Just for the record, we have:
1/7=0.142857..
2/7=0.285714..
3/7=0.428571..
4/7=0.571428..
5/7=0.714285..
6/7=0.857142..

7. Jun 4, 2004

### Gokul43201

Staff Emeritus
I have a vanishingly small knowledge of number theory, and even that little bit is self taught...but I shall see where this goes...

It's not hard to show that n/q and m/q can be written with repeating blocks (of size k) of the same numbers if there exists some r<k satisfying
m*10^r == n (mod q) for all 0<n<m<q. {where a==b (mod c) means a-b is divisible by c}

If your suspicion is right, r's can be found only for q=7.

(I actually wrote the proof down till this point...and then I accidentally hit some button and lost everything...will do it again if required.)

If we restrict q to [1..10], then it's easy to eliminate q=2,3,4,5,6,8,9,10.

For example, take q=3 : 10==1 (mod 3) => 10^r == 1 (mod 3) for all r => m*10^r==m (mod 3).
So if we pick some (m,n) with m<>n, then there will be no r that satisfies the required condition.

Finding all q's in Z for which r's can be found seems harder. It is easy to show that q must be odd. Further, q will need to be prime for n/q to have a decimal representation with repeating blocks.

But for now, this is as far as I will try to go.

Last edited: Jun 4, 2004
8. Jun 4, 2004

### Gokul43201

Staff Emeritus
Also, the above condition can be shown to be satisfied by q=7. There are only 36 pairs of (m,n) to check and clearly the condition for (m,m) is satisfied by r=6, so there's ONLY 30 pairs to go !

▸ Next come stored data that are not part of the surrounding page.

#ifndef BA_BIG
#define BA_BIG 0
#endif
constexpr bool kBig = BA_BIG != 0;
__device__ __forceinline__ void lds_sync() {
    if (kBig) __builtin_amdgcn_fence(__ATOMIC_ACQ_REL, "workgroup");
    else __builtin_amdgcn_fence(__ATOMIC_ACQ_REL, "wavefront");
    __builtin_amdgcn_wave_barrier();
}
__device__ __forceinline__ void lds_fill0(short* a, uint32_t n) {
    for (uint32_t k = 2 * lane_id(); k < n; k += 128) *(int*)(a + k) = 0;
    lds_sync();
}
__device__ __forceinline__ void lds_copy(short* dst, const short* src, uint32_t n) {
    lds_sync();
    for (uint32_t k = 2 * lane_id(); k < n; k += 128) {
        const int v = *(const int*)(src + k);
        lds_sync();
        *(int*)(dst + k) = v;
    }
    lds_sync();
}
__device__ __forceinline__ int lds_prefix_max8(const short* a) {
    lds_sync();
    const int* p = (const int*)a;
    const s16x2 m = as_s(vmax(vmax(p[0], p[1]), vmax(p[2], p[3])));
    return uni(max((int)m.x, (int)m.y));
}
__device__ __forceinline__ int lds_suffix_max2(const short* a, uint32_t n) {
    lds_sync();
    s16x2 m = as_s(*(const int*)(a + n - 2));
    return uni(max((int)m.x, (int)m.y));
}
__device__ __forceinline__ int lds_shift_and_offset(uint32_t n, short* b1, short* b2, const short* t1, const short* t2, int off_add) {
    const int oa = splat(off_add);
    lds_sync();
    const int corner = uni((int)as_s(adds(splat((int)b1[STEP - 1]), oa)).x);
    for (uint32_t base = 0; base < n; base += 128) {
        const uint32_t k = base + 2 * lane_id();
        int v1 = 0, v2 = 0;
        const bool in = k < n;
        if (in) {
            if (k + STEP < n) {
                v1 = adds(*(const int*)(b1 + k + STEP), oa);
                v2 = adds(*(const int*)(b2 + k + STEP), oa);
            } else {
                v1 = *(const int*)(t1 + (k + STEP - n));
                v2 = *(const int*)(t2 + (k + STEP - n));
            }
        }
        lds_sync();
        if (in) { *(int*)(b1 + k) = v1; *(int*)(b2 + k) = v2; }
        lds_sync();
    }
    return corner;
}

struct Move { uint32_t op, di, dj, next; };
constexpr uint32_t TB_PENDING = 3;
__device__ __forceinline__ Move tb_lut(bool right_blk, uint32_t t, uint32_t t2, uint32_t table) {
    constexpr uint32_t OP_M = 1, OP_I = 4, OP_D = 5;
    const uint32_t gapA_op = right_blk ? OP_D : OP_I, gapB_op = right_blk ? OP_I : OP_D;
    const uint32_t A_di = right_blk ? 0 : 1, A_dj = right_blk ? 1 : 0;
    const uint32_t A_tab = right_blk ? 1 : 2, B_tab = right_blk ? 2 : 1;
    if (table == A_tab) return (t2 & 1) ? Move{gapA_op, A_di, A_dj, 0} : Move{gapA_op, A_di, A_dj, A_tab};
    if (table == B_tab) return Move{gapB_op, 1 - A_di, 1 - A_dj, TB_PENDING};
    if (t == 0) return Move{OP_M, 1, 1, 0};
    if (t & 1) return (t2 & 1) ? Move{gapA_op, A_di, A_dj, 0} : Move{gapA_op, A_di, A_dj, A_tab};
    return Move{gapB_op, 1 - A_di, 1 - A_dj, TB_PENDING};
}
__device__ __forceinline__ uint32_t tb_resolve(bool right_blk, uint32_t table, uint32_t nib) {
    return table == TB_PENDING ? ((nib & 8u) ? 0u : (right_blk ? 2u : 1u)) : table;
}
__device__ __forceinline__ uint32_t tb_next(bool right_blk, uint32_t next, uint32_t v) {
    return (next == TB_PENDING && v == 0) ? (right_blk ? 2u : 1u) : next;
}

template <bool RO>
__host__ __device__ constexpr uint32_t slot_cell_byte(uint32_t c) { return RO ? (((c & 2u) << 1) | ((c & 4u) >> 1) | (c & 1u)) : c; }

template <bool RO = false>
__device__ __forceinline__ uint32_t traceback(const BlockRec* __restrict__ blocks, uint32_t nblocks, const uint32_t* __restrict__ trace,
                                     uint32_t i, uint32_t j, const uint8_t* __restrict__ q, const uint8_t* __restrict__ r, uint32_t flags,
                                     uint32_t* __restrict__ out, uint64_t out_lo, uint64_t out_hi, uint32_t* status) {
    const bool eq = flags & F_CIGAR_EQ, local = flags & F_LOCAL, fqs = flags & F_FQS;
    bool stop = false;
    uint64_t wp = out_hi;
    uint32_t run_op = 0, run_len = 0;
    uint32_t table = 0;
    uint32_t bidx = nblocks;
    while ((i > 0 || j > 0) && !stop) {
        BlockRec br;
        for (;;) {
            if (bidx == 0) { *status |= ST_TRACEBACK_LOST; return 0; }
            bidx--;
            br = blocks[bidx];
            if (i >= (br.i & 0x7fffffffu) && j >= br.j) break;
        }
        const bool right_blk = br.trace_base >> 31;
        const bool l2 = br.i >> 31;
        br.i &= 0x7fffffffu;
        if (br.trace_base & 0x40000000u) { *status |= ST_TRACEBACK_LOST; return 0; }
        const uint32_t tbase = br.trace_base & 0x3fffffffu;
        const uint32_t Hv = right_blk ? br.h : br.w;
        const uint32_t nch = Hv > 128 ? Hv / 128 : 1, nl = Hv > 128 ? 64 : Hv / 2;
        while (i >= br.i && j >= br.j && (i > 0 || j > 0)) {
            const uint32_t ci = i - br.i, cj = j - br.j;
            const uint32_t v = right_blk ? ci : cj, w = right_blk ? cj : ci;
            const uint32_t chunk = v >> 7, lane = (v & 127) >> 1;
            if (right_blk && fqs && i == 0) { stop = true; break; }
            uint32_t nib;
            if (l2) {
                const uint32_t cb = slot_cell_byte<RO>(v & 7u);
                const uint32_t word = trace[tbase + (v >> 3) * 8 + (w >> 1) * 2 + (cb >> 2)];
                nib = ((word >> ((cb & 3) * 8 + (w & 1) * 4)) ^ 15u) & 15u;
            } else {
                const uint32_t word = trace[tbase + (((w >> 2) * nch + chunk) * nl + lane) * (local ? 2u : 1u)];
                nib = ((word >> ((v & 1) * 16 + (w & 3) * 4)) ^ 15u) & 15u;
            }
            table = tb_resolve(right_blk, table, nib);
            if (local && table == 0) {
                if (l2) {
                    const uint32_t z = trace[tbase + (uint32_t)br.h * br.w / 8 + (v >> 3) * 2 + ((v >> 2) & 1)];
                    if ((z >> ((v & 3) * 8 + w)) & 1) { stop = true; break; }
                } else {
                    const uint32_t z = trace[tbase + (((w >> 2) * nch + chunk) * nl + lane) * 2u + 1u];
                    if ((z >> ((v & 1) * 16 + (w & 3) * 4)) & 1) { stop = true; break; }
                }
            }
            const Move m = tb_lut(right_blk, nib & 3, (nib >> 2) & 1, table);
            uint32_t op = m.op;
            if (eq && op == 1) op = q[i] == r[j] ? 2 : 3;
            if (m.di > i || m.dj > j) { *status |= ST_TRACEBACK_LOST; return 0; }
            i -= m.di; j -= m.dj; table = tb_next(right_blk, m.next, v);
            if (op == run_op) run_len++;
            else {
                if (run_len) {
                    if (wp == out_lo) { *status |= ST_CIGAR_OVERFLOW; return 0; }
                    out[--wp] = (run_len << 4) | run_op;
                }
                run_op = op; run_len = 1;
            }
        }
    }
    if (run_len) {
        if (wp == out_lo) { *status |= ST_CIGAR_OVERFLOW; return 0; }
        out[--wp] = (run_len << 4) | run_op;
    }
    return (uint32_t)(out_hi - wp);
}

So that answers imathgeek's original question. Perhaps his general proof is the way to go. That would be nice to see.

I'm sure there's a nicer way to prove this.

Last edited: Jun 4, 2004
9. Jun 4, 2004

### Gokul43201

Staff Emeritus
Uh Oh...check out 17,47.

10. Jun 4, 2004

### arildno

Cool, I'll ponder on this for a while..

11. Jun 4, 2004

### imathgeek

oops.

yeah, you're right. I wasn't thinking too well before that first cup of coffee. Now, i am back to the proof.

Pure math is fun, but I still enjoy applied math. :)

Have fun,

Ken

Last edited: Jun 4, 2004
12. Jun 4, 2004

### imathgeek

I have done that. Thanks for the tip, though.

13. Jun 4, 2004

### CTS

14. Jun 4, 2004

### Gokul43201

Staff Emeritus
"No general method is known for finding full reptend primes. "

Hmmm...a few wasted minutes, but I did enjoy them.